The difference between gagging and choking
Lots of babies gag when they start eating solids. This can be alarming for parents but it is not the same as choking.
Gagging can sound worrying but it’s a way of your baby bringing any bigger lumps back to the front of his mouth to mash them down again.
Gagging is noisy but choking is silent, which is why it is so important to keep a close eye on your baby as they eat.
If they eat a round piece of food that blocks their airway then they can choke. A baby who chokes is unable to cry, cough, make any noise or breathe. If your baby chokes then it’s important to act quickly.
What to do if your baby chokes
There are a number of things you can do to prevent choking. Take care to offer safer foods and prepare them correctly as we have outlined above. But if the worst happens and they do choke, it’s good to know what to do.

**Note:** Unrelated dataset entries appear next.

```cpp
template <class P, int HIDT, int TBS = tile_blocks(HIDT)>
__device__ __forceinline__ void qkv_tail(const Layer32Args& a, char* smem, const int m0, u32x4 (&w1f)[16], u32x4 (&w2f)[16],
                                         const int nblk = TBS) {
    using G = Geo<HIDT, TBS>;
    constexpr int RB = G::RB, KS = G::KS, KH = G::KH, TB = G::TBN, TOKS = G::TOKS;
    constexpr int NSTEP = 3 * RB, NHS = NSTEP * KH;
    constexpr int NMMA = 16 * TB;
    constexpr int NU = 2 * TB;
    constexpr int USTRIDE = (NMMA - 16) / NU;
    const int lane = threadIdx.x & 63;
    const int wave = __builtin_amdgcn_readfirstlane(threadIdx.x >> 6);
    const int tok = lane & 31, hh = lane >> 5;
    const uint32_t voff = lane * 16;
    const uint32_t pb0 = lds_addr32(smem) + G::L_ACT + lane * 16, pb1 = pb0 + 65536;
    const int fbase = 32 * RB * wave;
    const f32x16 zero = {0.f, 0.f, 0.f, 0.f, 0.f, 0.f, 0.f, 0.f, 0.f, 0.f, 0.f, 0.f, 0.f, 0.f, 0.f, 0.f};
    asm volatile("s_waitcnt lgkmcnt(0)" ::: "memory");
    __syncthreads();
    const float* bq = reinterpret_cast<const float*>(smem + G::L_BQ);
    int vcol[TB][2];
    bool valigned[TB];
    bool regular = m0 + TOKS <= a.M && nblk == TB;
#pragma unroll
    for (int t = 0; t < TB; ++t) {
#pragma unroll
        for (int h = 0; h < 2; ++h) {
            const int mb = m0 + 32 * t + 16 * h;
            vcol[t][h] = -1;
            if (mb < a.M && t < nblk) {
                const int w = a.blk_win[mb >> 4];
                if (w >= 0) {
                    const int ttb = mb - a.win[w].tok_off;
                    vcol[t][h] = a.win[w].vt_off + (ttb >> 5) * 32 + 4 * ((ttb >> 4) & 1);
                }
            }
        }
        valigned[t] = vcol[t][0] >= 0 && vcol[t][1] == vcol[t][0] + 4 && (vcol[t][0] & 31) == 0;
        regular = regular && valigned[t];
    }
    const char* wq = a.wq_img + ((size_t)wave * 3 * RB * KS) * 1024;
    f32x16 acc[2][TB];
    auto bias_of = [&](auto step_tag, float4 (&b4)[4]) {
        constexpr int STEP = decltype(step_tag)::value, KIND = STEP / RB, RBI = STEP % RB;
        if constexpr (KIND < 2) {
#pragma unroll
            for (int q = 0; q < 4; ++q) b4[q] = *reinterpret_cast<const float4*>(bq + HIDT * KIND + 32 * RBI + fbase + 16 * hh + 4 * q);
        } else {
            const float bv = bq[2 * HIDT + pair_row(fbase + 32 * RBI + tok)];
            b4[0] = make_float4(bv, bv, bv, bv);
        }
    };
    auto bias_c = [&](auto step_tag) {
        constexpr int STEP = decltype(step_tag)::value;
        f32x16 cinit = zero;
        float4 bb[4];
        bias_of(step_tag, bb);
        if constexpr (STEP / RB < 2) {
#pragma unroll
            for (int q = 0; q < 4; ++q) { cinit[4 * q + 0] = bb[q].x; cinit[4 * q + 1] = bb[q].y; cinit[4 * q + 2] = bb[q].z; cinit[4 * q + 3] = bb[q].w; }
        } else {
#pragma unroll
            for (int k = 0; k < 16; ++k) cinit[k] = bb[0].x;
        }
        return cinit;
    };
    u32x4 held = u32x4{0u, 0u, 0u, 0u};
    auto unit = [&](auto step_tag, auto u_tag) {
        constexpr int STEP = decltype(step_tag)::value, U = decltype(u_tag)::value;
        constexpr int KIND = STEP / RB, RBI = STEP % RB, t = U / 2, s2 = U % 2;
        const f32x16& c = acc[STEP & 1][t];
        if (regular) {
            u32x4 r;
            if constexpr (KIND < 2) {
                r = u32x4{P::pack2(c[8 * s2 + 0], c[8 * s2 + 1]),
                          P::pack2(c[8 * s2 + 2], c[8 * s2 + 3]),
                          P::pack2(c[8 * s2 + 4], c[8 * s2 + 5]),
                          P::pack2(c[8 * s2 + 6], c[8 * s2 + 7])};
            } else {
                r = u32x4{P::pack2(c[4 * s2 + 0], c[4 * s2 + 1]), P::pack2(c[4 * s2 + 2], c[4 * s2 + 3]),
                          P::pack2(c[4 * (s2 + 2) + 0], c[4 * (s2 + 2) + 1]), P::pack2(c[4 * (s2 + 2) + 2], c[4 * (s2 + 2) + 3])};
            }
            if constexpr (s2 == 0) {
                held = r;
            } else {
                u32x4 lo, hi;
#pragma unroll
                for (int d = 0; d < 4; ++d) {
                    const auto sw = __builtin_amdgcn_permlane16_swap(held[d], r[d], false, false);
                    lo[d] = sw[0]; hi[d] = sw[1];
                }
                const int r16 = lane & 15, k16 = lane >> 4;
                if constexpr (KIND < 2) {
                    char* dst = a.qk_out + ((size_t)(m0 + 32 * t + r16) * 2 * HIDT + HIDT * KIND + 32 * RBI + fbase) * 2 + 16 * k16;
                    *reinterpret_cast<u32x4*>(dst) = lo;
                    *reinterpret_cast<u32x4*>(dst + (size_t)16 * 2 * HIDT * 2) = hi;
                } else {
                    char* dst = a.vt_out + ((size_t)(fbase + 32 * RBI + r16) * a.vt_ld + vcol[t][0]) * 2 + 16 * (2 * (k16 & 1) + (k16 >> 1));
                    *reinterpret_cast<u32x4*>(dst) = lo;
                    *reinterpret_cast<u32x4*>(dst + (size_t)16 * a.vt_ld * 2) = hi;
                }
            }
            return;
        }
        if constexpr (KIND < 2) {
            const int m = m0 + 32 * t + tok;
            if (m < a.M && t < nblk) {
                char* dst = a.qk_out + ((size_t)m * 2 * HIDT + HIDT * KIND + 32 * RBI + fbase + 16 * hh) * 2;
                *reinterpret_cast<u32x4*>(dst + 16 * s2) = u32x4{
                    P::pack2(c[8 * s2 + 0], c[8 * s2 + 1]), P::pack2(c[8 * s2 + 2], c[8 * s2 + 3]),
                    P::pack2(c[8 * s2 + 4], c[8 * s2 + 5]), P::pack2(c[8 * s2 + 6], c[8 * s2 + 7])};
            }
        } else {
            char* rowp = a.vt_out + (size_t)(fbase + 32 * RBI + tok) * a.vt_ld * 2;
            if (valigned[t]) {
                *reinterpret_cast<u32x4*>(rowp + (size_t)(vcol[t][0] + 16 * s2 + 8 * hh) * 2) = u32x4{
                    P::pack2(c[4 * s2 + 0], c[4 * s2 + 1]), P::pack2(c[4 * s2 + 2], c[4 * s2 + 3]),
                    P::pack2(c[4 * (s2 + 2) + 0], c[4 * (s2 + 2) + 1]), P::pack2(c[4 * (s2 + 2) + 2], c[4 * (s2 + 2) + 3])};
            } else if (vcol[t][s2] >= 0) {
#pragma unroll
                for (int e = 0; e < 2; ++e) {
                    const int q = 2 * s2 + e;
                    *reinterpret_cast<uint2*>(rowp + (size_t)(vcol[t][s2] + 8 * (2 * e + hh)) * 2) = make_uint2(
                        P::pack2(c[4 * q + 0], c[4 * q + 1]), P::pack2(c[4 * q + 2], c[4 * q + 3]));
                }
            }
        }
    };
    auto half_step = [&](auto hs_tag, u32x4 (&cur)[16], u32x4 (&nxt)[16]) {
        constexpr int HS = decltype(hs_tag)::value;
        constexpr int STEP = HS / KH, kh = HS % KH;
        constexpr bool SWAP = STEP / RB == 2;
        constexpr bool LAST = HS + 1 == NHS;
        constexpr bool EPI = kh == 0 && STEP > 0;
        const char* nbase = wq + (size_t)(LAST ? HS : HS + 1) * 16 * 1024;
        f32x16 cinit = zero;
        if constexpr (kh == 0) {
            cinit = bias_c(std::integral_constant<int, STEP>{});
#pragma unroll
            for (int k = 0; k < 16; ++k) asm volatile("" : "+v"(cinit[k]));
        }
        f32x16 (&c)[TB] = acc[STEP & 1];
        stream<OffPanel<KS, 16 * kh, 0, TB>, NMMA, 6>(pb0, pb1, [&](auto ic, const u32x4& bf) {
            constexpr int i = decltype(ic)::value;
            constexpr int ks = i / TB, tb = i % TB;
            if constexpr (ks == 0 && kh == 0) c[tb] = SWAP ? P::mma32(bf, cur[0], cinit) : P::mma32(cur[0], bf, cinit);
            else c[tb] = SWAP ? P::mma32(bf, cur[ks], c[tb]) : P::mma32(cur[ks], bf, c[tb]);
            if constexpr (!LAST && i < 16) gload_frag<i>(nxt[i], voff, nbase);
            if constexpr (EPI && i >= 16 && (i - 16) % USTRIDE == 0 && (i - 16) / USTRIDE < NU)
                unit(std::integral_constant<int, STEP - 1>{}, std::integral_constant<int, (i - 16) / USTRIDE>{});
        });
        if constexpr (!LAST) {
            if constexpr (EPI) {
                if (regular) asm volatile("s_waitcnt vmcnt(%0)" :: "n"(NU) : "memory");
                else asm volatile("s_waitcnt vmcnt(0)" ::: "memory");
            } else {
                asm volatile("s_waitcnt vmcnt(0)" ::: "memory");
            }
#pragma unroll
            for (int k = 0; k < 16; ++k) asm volatile("" : "+v"(nxt[k]));
            __builtin_amdgcn_sched_barrier(0);
        }
    };
    [&]<int... S>(std::integer_sequence<int, S...>) {
        ((S % 2 == 0 ? half_step(std::integral_constant<int, S>{}, w1f, w2f)
                     : half_step(std::integral_constant<int, S>{}, w2f, w1f)), ...);
    }(std::make_integer_sequence<int, NHS>{});
    (void)TOKS;
    [&]<int... U>(std::integer_sequence<int, U...>) {
        (unit(std::integral_constant<int, NSTEP - 1>{}, std::integral_constant<int, U>{}), ...);
    }(std::make_integer_sequence<int, NU>{});
}

}
```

A bit of research done ahead of time can make all the difference. You could find a local first aid course to help you gain valuable skills.
There are also a number of helpful videos online, like the one above, that explain what to do. Or you could read some of the helpful articles like this piece here from British Red Cross: First aid for a baby who is choking.
Be prepared to act if the worst happens. We hope that it never does and that you and baby can enjoy a wonderful weaning adventure together.